= WORK REQUEST =
How many lines in the records below contain the word "asum"? Give only the number.
** DATA RECORDS follows **
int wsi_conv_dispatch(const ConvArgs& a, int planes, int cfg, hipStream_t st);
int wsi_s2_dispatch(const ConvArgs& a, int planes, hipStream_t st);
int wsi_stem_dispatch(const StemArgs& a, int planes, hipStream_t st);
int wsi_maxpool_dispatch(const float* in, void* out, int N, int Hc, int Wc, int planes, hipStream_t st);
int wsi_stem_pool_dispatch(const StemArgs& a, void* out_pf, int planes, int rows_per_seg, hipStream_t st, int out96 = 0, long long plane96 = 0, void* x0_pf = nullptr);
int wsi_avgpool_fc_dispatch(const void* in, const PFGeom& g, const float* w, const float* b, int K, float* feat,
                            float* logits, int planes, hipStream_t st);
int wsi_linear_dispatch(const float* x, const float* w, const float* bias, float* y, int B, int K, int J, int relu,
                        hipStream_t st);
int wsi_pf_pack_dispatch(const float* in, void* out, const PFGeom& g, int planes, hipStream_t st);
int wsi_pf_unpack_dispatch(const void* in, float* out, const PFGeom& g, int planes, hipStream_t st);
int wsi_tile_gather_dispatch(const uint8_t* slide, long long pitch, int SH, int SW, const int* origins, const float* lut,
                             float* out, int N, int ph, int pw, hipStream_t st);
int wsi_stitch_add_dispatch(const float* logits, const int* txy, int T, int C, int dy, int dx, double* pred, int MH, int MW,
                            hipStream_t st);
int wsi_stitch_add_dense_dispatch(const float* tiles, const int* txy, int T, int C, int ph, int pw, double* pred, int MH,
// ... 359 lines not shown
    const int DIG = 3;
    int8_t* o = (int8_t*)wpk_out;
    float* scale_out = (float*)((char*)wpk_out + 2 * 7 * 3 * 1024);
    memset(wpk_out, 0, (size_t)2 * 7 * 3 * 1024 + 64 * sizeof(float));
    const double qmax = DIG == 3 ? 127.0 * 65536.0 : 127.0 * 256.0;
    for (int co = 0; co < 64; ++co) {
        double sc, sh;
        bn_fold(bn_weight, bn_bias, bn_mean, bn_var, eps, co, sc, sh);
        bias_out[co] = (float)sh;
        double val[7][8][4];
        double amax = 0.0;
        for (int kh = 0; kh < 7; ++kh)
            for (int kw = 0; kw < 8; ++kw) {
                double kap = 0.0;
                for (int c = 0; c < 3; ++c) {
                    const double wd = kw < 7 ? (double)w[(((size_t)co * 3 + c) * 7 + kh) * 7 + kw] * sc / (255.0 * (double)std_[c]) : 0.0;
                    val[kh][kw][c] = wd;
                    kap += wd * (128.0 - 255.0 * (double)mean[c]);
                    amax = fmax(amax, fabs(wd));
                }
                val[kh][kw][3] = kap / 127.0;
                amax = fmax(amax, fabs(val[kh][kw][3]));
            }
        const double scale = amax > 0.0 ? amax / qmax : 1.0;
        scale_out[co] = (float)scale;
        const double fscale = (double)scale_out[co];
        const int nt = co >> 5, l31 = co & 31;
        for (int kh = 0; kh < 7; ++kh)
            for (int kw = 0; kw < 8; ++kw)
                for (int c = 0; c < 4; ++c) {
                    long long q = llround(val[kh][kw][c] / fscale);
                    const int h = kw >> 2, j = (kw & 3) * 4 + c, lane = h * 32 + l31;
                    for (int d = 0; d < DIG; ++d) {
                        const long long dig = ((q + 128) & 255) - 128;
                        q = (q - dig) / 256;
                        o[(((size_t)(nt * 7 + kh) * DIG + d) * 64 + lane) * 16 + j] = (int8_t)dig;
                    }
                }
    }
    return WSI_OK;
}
** End of DATA RECORDS **
** DATA RECORDS follows **
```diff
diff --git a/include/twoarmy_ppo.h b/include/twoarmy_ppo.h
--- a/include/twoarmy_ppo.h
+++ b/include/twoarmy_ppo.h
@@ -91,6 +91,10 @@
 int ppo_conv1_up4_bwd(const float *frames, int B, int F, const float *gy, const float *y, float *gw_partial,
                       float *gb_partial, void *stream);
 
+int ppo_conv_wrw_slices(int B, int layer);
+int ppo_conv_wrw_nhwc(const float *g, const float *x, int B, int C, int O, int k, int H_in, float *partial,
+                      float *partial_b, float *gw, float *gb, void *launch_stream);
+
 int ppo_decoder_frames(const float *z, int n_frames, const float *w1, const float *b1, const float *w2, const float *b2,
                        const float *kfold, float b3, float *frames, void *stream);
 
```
** End of DATA RECORDS **
** DATA RECORDS follows **
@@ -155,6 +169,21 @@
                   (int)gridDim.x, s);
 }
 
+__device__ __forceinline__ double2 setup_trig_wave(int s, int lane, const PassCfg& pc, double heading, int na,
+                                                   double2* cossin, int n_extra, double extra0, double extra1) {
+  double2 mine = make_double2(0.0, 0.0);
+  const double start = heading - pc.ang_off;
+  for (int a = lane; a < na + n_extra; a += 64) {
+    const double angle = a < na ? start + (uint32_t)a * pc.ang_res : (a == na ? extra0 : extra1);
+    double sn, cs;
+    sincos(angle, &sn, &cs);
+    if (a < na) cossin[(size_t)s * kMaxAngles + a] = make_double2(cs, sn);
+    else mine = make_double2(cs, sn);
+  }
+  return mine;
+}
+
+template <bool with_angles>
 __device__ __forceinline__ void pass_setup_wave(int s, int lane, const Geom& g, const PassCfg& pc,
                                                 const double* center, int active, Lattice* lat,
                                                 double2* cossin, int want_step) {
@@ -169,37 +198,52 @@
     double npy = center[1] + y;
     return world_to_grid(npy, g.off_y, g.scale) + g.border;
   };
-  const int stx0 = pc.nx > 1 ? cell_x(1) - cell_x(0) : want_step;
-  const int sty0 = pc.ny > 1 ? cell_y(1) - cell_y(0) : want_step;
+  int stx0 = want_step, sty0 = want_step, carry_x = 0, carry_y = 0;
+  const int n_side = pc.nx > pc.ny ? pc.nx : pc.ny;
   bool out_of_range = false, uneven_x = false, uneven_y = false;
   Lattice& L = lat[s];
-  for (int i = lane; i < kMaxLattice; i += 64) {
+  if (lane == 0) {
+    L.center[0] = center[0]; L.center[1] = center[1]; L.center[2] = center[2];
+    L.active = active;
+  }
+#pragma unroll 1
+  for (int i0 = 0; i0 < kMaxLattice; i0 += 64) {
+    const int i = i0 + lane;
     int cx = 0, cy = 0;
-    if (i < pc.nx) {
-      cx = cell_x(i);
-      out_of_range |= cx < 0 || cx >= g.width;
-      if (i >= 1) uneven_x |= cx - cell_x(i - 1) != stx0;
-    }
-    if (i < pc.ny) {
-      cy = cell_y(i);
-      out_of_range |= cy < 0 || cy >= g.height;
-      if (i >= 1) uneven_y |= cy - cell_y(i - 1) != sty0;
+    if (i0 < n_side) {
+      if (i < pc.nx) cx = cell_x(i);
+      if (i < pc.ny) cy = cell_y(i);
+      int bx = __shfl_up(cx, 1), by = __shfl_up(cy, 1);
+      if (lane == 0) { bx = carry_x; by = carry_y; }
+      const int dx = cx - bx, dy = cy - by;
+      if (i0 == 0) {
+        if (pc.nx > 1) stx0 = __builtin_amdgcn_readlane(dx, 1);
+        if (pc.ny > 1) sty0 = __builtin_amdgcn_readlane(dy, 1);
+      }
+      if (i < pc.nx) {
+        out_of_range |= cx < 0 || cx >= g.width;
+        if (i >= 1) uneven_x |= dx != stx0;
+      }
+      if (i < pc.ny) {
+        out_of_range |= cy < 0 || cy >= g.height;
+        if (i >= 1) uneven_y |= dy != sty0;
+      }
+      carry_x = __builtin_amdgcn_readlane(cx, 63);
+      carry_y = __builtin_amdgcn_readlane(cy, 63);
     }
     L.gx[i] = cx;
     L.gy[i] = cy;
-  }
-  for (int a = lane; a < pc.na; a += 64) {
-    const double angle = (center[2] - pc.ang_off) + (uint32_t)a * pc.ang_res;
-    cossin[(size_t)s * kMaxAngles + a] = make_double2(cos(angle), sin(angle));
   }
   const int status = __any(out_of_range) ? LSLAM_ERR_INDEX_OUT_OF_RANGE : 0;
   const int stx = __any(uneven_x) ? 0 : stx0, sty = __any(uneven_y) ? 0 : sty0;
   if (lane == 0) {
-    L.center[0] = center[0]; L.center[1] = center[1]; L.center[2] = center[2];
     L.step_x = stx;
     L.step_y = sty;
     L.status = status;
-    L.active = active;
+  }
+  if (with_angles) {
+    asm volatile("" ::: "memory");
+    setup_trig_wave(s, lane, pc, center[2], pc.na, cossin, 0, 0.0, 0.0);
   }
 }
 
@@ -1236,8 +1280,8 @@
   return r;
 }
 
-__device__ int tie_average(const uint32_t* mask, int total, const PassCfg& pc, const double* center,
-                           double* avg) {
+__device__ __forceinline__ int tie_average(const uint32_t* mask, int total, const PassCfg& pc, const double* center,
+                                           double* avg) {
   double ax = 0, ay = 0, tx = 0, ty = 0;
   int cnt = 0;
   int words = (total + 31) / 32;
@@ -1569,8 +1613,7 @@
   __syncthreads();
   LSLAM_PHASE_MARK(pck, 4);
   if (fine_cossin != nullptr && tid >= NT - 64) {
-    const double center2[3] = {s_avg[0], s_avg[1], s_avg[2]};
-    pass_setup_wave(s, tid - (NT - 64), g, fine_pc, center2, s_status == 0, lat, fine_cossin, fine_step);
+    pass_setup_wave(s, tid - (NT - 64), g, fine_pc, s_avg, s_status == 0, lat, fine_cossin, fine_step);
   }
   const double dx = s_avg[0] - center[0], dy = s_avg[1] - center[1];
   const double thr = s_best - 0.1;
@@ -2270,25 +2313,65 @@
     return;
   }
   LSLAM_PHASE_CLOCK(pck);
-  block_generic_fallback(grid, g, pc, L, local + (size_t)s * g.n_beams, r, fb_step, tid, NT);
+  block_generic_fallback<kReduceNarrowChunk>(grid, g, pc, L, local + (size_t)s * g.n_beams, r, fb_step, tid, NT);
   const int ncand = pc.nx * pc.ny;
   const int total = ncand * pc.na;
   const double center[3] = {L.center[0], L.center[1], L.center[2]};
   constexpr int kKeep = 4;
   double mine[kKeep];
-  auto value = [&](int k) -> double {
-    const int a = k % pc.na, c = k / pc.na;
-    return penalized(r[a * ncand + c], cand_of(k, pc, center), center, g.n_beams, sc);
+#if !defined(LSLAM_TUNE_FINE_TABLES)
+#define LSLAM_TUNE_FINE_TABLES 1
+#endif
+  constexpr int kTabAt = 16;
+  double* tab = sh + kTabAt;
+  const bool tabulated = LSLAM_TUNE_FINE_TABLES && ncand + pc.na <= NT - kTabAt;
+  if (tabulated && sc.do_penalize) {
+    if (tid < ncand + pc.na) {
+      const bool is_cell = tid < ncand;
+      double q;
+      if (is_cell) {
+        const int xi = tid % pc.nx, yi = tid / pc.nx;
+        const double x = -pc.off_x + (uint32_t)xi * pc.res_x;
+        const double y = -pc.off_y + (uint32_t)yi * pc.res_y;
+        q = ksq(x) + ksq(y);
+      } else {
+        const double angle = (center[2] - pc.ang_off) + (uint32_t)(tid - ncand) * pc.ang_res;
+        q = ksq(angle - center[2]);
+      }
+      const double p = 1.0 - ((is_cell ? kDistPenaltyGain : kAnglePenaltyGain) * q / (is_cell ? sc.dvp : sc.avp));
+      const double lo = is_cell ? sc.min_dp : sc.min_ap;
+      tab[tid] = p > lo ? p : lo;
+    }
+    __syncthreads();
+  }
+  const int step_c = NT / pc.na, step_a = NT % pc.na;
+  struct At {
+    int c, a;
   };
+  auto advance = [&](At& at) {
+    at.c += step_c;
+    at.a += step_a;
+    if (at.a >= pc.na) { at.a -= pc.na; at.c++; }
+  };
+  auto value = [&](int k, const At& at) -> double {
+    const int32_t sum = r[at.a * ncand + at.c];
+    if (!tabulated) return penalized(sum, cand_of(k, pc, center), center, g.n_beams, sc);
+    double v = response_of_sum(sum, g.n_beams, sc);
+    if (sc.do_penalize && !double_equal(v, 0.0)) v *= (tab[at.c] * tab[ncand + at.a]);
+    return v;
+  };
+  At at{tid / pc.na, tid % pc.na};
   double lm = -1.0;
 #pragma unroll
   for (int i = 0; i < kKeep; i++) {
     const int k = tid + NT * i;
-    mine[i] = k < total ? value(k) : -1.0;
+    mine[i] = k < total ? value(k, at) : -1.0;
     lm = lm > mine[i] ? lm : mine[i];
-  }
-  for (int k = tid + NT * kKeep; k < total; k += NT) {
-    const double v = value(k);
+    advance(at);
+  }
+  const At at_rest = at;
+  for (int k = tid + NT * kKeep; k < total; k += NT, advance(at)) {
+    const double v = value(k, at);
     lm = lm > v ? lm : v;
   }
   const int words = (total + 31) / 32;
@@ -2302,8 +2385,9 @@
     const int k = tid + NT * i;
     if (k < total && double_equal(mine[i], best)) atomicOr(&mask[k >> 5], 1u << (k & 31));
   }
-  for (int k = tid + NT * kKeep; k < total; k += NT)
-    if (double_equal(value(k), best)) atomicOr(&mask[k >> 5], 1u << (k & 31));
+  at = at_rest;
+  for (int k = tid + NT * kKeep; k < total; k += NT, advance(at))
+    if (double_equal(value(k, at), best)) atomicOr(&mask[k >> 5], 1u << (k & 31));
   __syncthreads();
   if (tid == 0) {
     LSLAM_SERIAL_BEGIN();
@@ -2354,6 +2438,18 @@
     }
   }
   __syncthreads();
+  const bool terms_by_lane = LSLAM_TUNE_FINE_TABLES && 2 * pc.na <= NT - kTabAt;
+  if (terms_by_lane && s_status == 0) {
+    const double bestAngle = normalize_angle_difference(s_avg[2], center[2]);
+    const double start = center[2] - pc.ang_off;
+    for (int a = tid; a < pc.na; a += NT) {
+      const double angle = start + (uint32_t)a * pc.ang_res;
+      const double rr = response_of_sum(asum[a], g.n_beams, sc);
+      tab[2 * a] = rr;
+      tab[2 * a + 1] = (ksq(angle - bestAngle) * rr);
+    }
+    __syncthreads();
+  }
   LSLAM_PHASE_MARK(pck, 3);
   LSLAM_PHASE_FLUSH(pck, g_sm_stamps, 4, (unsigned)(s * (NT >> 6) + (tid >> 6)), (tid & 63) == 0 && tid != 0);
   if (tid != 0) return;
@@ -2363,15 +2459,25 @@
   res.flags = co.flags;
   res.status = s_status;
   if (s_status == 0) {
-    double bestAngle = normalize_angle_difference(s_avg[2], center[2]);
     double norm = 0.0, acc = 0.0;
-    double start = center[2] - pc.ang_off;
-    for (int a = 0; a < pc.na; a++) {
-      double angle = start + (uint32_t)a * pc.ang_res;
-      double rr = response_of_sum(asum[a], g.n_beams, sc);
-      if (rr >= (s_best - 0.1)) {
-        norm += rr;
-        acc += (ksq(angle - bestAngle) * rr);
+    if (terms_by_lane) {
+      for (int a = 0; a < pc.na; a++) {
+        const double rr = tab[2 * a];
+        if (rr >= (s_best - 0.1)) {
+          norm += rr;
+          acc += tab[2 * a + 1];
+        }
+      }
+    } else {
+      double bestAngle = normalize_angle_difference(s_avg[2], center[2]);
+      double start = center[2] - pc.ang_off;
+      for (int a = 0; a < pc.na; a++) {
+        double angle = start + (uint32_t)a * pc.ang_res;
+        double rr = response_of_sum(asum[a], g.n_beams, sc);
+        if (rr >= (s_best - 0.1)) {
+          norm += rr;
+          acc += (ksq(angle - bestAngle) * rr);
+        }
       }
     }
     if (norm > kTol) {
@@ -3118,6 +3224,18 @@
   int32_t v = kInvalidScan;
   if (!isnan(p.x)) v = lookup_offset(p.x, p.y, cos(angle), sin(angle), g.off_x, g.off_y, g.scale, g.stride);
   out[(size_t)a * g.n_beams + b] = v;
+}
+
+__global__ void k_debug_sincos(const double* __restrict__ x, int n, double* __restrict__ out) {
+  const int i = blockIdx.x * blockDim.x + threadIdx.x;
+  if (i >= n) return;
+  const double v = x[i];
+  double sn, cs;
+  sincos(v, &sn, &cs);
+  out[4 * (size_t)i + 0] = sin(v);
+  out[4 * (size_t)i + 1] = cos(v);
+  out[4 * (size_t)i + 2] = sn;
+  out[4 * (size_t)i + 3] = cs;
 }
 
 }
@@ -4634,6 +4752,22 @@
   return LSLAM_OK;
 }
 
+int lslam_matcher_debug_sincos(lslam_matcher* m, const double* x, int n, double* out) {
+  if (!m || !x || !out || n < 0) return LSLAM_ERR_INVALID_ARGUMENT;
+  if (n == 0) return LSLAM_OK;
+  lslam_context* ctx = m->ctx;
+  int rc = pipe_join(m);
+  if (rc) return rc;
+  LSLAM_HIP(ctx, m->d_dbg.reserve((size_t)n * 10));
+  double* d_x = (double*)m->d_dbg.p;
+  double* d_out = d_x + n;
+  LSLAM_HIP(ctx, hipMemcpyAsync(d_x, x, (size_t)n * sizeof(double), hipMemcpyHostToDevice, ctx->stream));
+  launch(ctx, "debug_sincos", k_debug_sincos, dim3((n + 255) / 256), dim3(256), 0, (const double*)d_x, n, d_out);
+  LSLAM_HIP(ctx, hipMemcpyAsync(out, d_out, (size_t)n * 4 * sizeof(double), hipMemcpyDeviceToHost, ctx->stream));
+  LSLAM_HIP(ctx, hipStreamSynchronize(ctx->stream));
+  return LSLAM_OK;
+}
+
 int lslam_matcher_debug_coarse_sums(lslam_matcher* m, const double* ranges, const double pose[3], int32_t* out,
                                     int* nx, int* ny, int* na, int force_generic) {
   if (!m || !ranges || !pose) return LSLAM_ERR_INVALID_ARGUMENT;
** End of DATA RECORDS **
= EXERCISE OUTPUT =
3